Mais dans une communauté démocratique et multinationale, convient-il de déléguer aux seuls experts et diplomates la définition de biens communs – paix, sécurité, liberté – et la diffusion de l’esprit de défense ?

En réalité, l’appel de Juncker n’est pas technique ; c’est une interpellation d’ordre politique et symbolique : susciter la conscience d’appartenance des citoyens de vingt-huit nations à un ensemble commun, ayant des valeurs fondatrices et des intérêts à protéger. Les défis extérieurs sont – l’Histoire en témoigne – un facteur de cohésion collective, comme l’éprouve, dans la douleur, la nation ukrainienne tard venue.
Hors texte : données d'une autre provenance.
__device__ __forceinline__ void halve_op(u32* __restrict__ buf, int lgB, int t, size_t id, int lane) {
  const int lgh = lgB - t - 1;
  const size_t a = id >> lgh, j = id & (((size_t)1 << lgh) - 1);
  const size_t base = (a == 0) ? 0 : ((size_t)1 << (lgB - a));
  const size_t idx = base + j;
  const Xyzz x = xyzz_gload_quad(buf, idx, lane), y = xyzz_gload_quad(buf, idx + ((size_t)1 << lgh), lane);
  xyzz_gstore_quad(buf, idx, xyzz_add_quad(x, y, lane), lane);
}
__global__ __launch_bounds__(128) void k_halve_step_wide(u32* __restrict__ buckets, int lgB, int t) {
  const size_t id = (size_t)blockIdx.x * blockDim.x + threadIdx.x;
  const size_t total = (size_t)(t + 1) << (lgB - t - 1);
  if (id >= total) return;
  u32* buf = buckets + ((size_t)blockIdx.y << lgB) * 32;
  const int lgh = lgB - t - 1;
  const size_t a = id >> lgh, j = id & (((size_t)1 << lgh) - 1);
  const size_t idx = ((a == 0) ? 0 : ((size_t)1 << (lgB - a))) + j;
  xyzz_gstore(buf, idx, xyzz_add_with<FeAsm>(xyzz_gload(buf, idx), xyzz_gload(buf, idx + ((size_t)1 << lgh))));
}
__global__ __launch_bounds__(128) void k_halve_step(u32* __restrict__ buckets, int lgB, int t) {
  const size_t tid = (size_t)blockIdx.x * blockDim.x + threadIdx.x;
  const size_t id = tid >> 2;
  const size_t total = (size_t)(t + 1) << (lgB - t - 1);
  if (id >= total) return;
  halve_op(buckets + ((size_t)blockIdx.y << lgB) * 32, lgB, t, id, (int)(tid & 3));
}
constexpr int HMULTI_THREADS = 512;
constexpr int HMULTI_QUADS = HMULTI_THREADS / 4;
constexpr int HMULTI_MAX_S = 8;
__global__ __launch_bounds__(HMULTI_THREADS) void k_halve_multi(u32* __restrict__ buckets, int lgB, int t0, int s) {
  extern __shared__ __attribute__((aligned(16))) u32 lds_hm[];
  const int lgs = lgB - t0 - s;
  const int a = (int)(blockIdx.x >> lgs);
  const size_t j0 = blockIdx.x & (((size_t)1 << lgs) - 1);
  u32* buf = buckets + ((size_t)blockIdx.y << lgB) * 32;
  const size_t base = ((a == 0) ? 0 : ((size_t)1 << (lgB - a))) + j0;
  const int ql = threadIdx.x & 3, quad = threadIdx.x >> 2;
  uint4* l4 = reinterpret_cast<uint4*>(lds_hm);
  uint4* g4 = reinterpret_cast<uint4*>(buf);
  for (int i = threadIdx.x; i < (8 << s); i += HMULTI_THREADS) l4[i] = g4[(base + ((size_t)(i >> 3) << lgs)) * 8 + (i & 7)];
  __syncthreads();
  for (int tl = 0; tl < s; tl++) {
    const int lgh = s - tl - 1;
    const int total = ((a == 0) ? (tl + 1) : 1) << lgh;
    for (int id = quad; id < total; id += HMULTI_QUADS) {
      const int aa = id >> lgh, j = id & ((1 << lgh) - 1);
      const int lo = ((aa == 0) ? 0 : (1 << (s - aa))) + j;
      const Xyzz x = xyzz_gload_quad(lds_hm, (size_t)lo, ql), y = xyzz_gload_quad(lds_hm, (size_t)(lo + (1 << lgh)), ql);
      xyzz_gstore_quad(lds_hm, (size_t)lo, xyzz_add_quad(x, y, ql), ql);
    }
    __syncthreads();
  }
  const int nlive = (a == 0) ? s + 1 : 1;
  for (int i = threadIdx.x; i < 8 * nlive; i += HMULTI_THREADS) {
    const int e = i >> 3, k = (e == 0) ? 0 : (1 << (e - 1));
    g4[(base + ((size_t)k << lgs)) * 8 + (i & 7)] = l4[k * 8 + (i & 7)];
  }
}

Naguère encore, la conscription favorisait l’intégration politique des futurs citoyens par la conscience de biens et d’intérêts communs à préserver. À la seule échelle nationale. Aujourd’hui, les défis sont collectifs, éprouvés à l’échelle de l’Union européenne.

Puisque la conscription ne sera pas rétablie par les États européens (le cas lituanien est une exception), pourquoi ne pas imaginer un « Erasmus civilo-­militaire », inspiré de ce qui se fait de mieux en Europe avec la mobilité des étudiants et des apprentis, pour créer une « réserve » européenne ? Non pas un rendez-vous citoyen ni, à l’opposé, une armée de métier, mais un service civilo-militaire européen. Il durerait au moins six mois, avec cours de langue (la maîtrise de plusieurs langues est la condition du dialogue et de la compréhension des missions et des ordres), d’histoire et de géographie européennes, entraînement sportif et militaire approfondi, apprentissage des techniques de sécurité civile, séjour de terrain, de préférence sur les frontières extérieures de l’Union. Les formations théoriques et pratiques seraient dispensées dans des écoles civilo-­militaires, sur le modèle des collèges d’Europe de Bruges et de Natolin. Elles seraient ouvertes à tous les jeunes Européens, filles ou garçons volontaires, sur une base contractuelle. L’organisation géographique pourrait coïncider avec celle des groupements tactiques multinationaux, selon les ensembles régionaux.

Ce projet serait l’occasion d’une pédagogie de l’esprit de défense en toute autonomie de décision et à la seule échelle pertinente, celle de la communauté européenne des citoyens.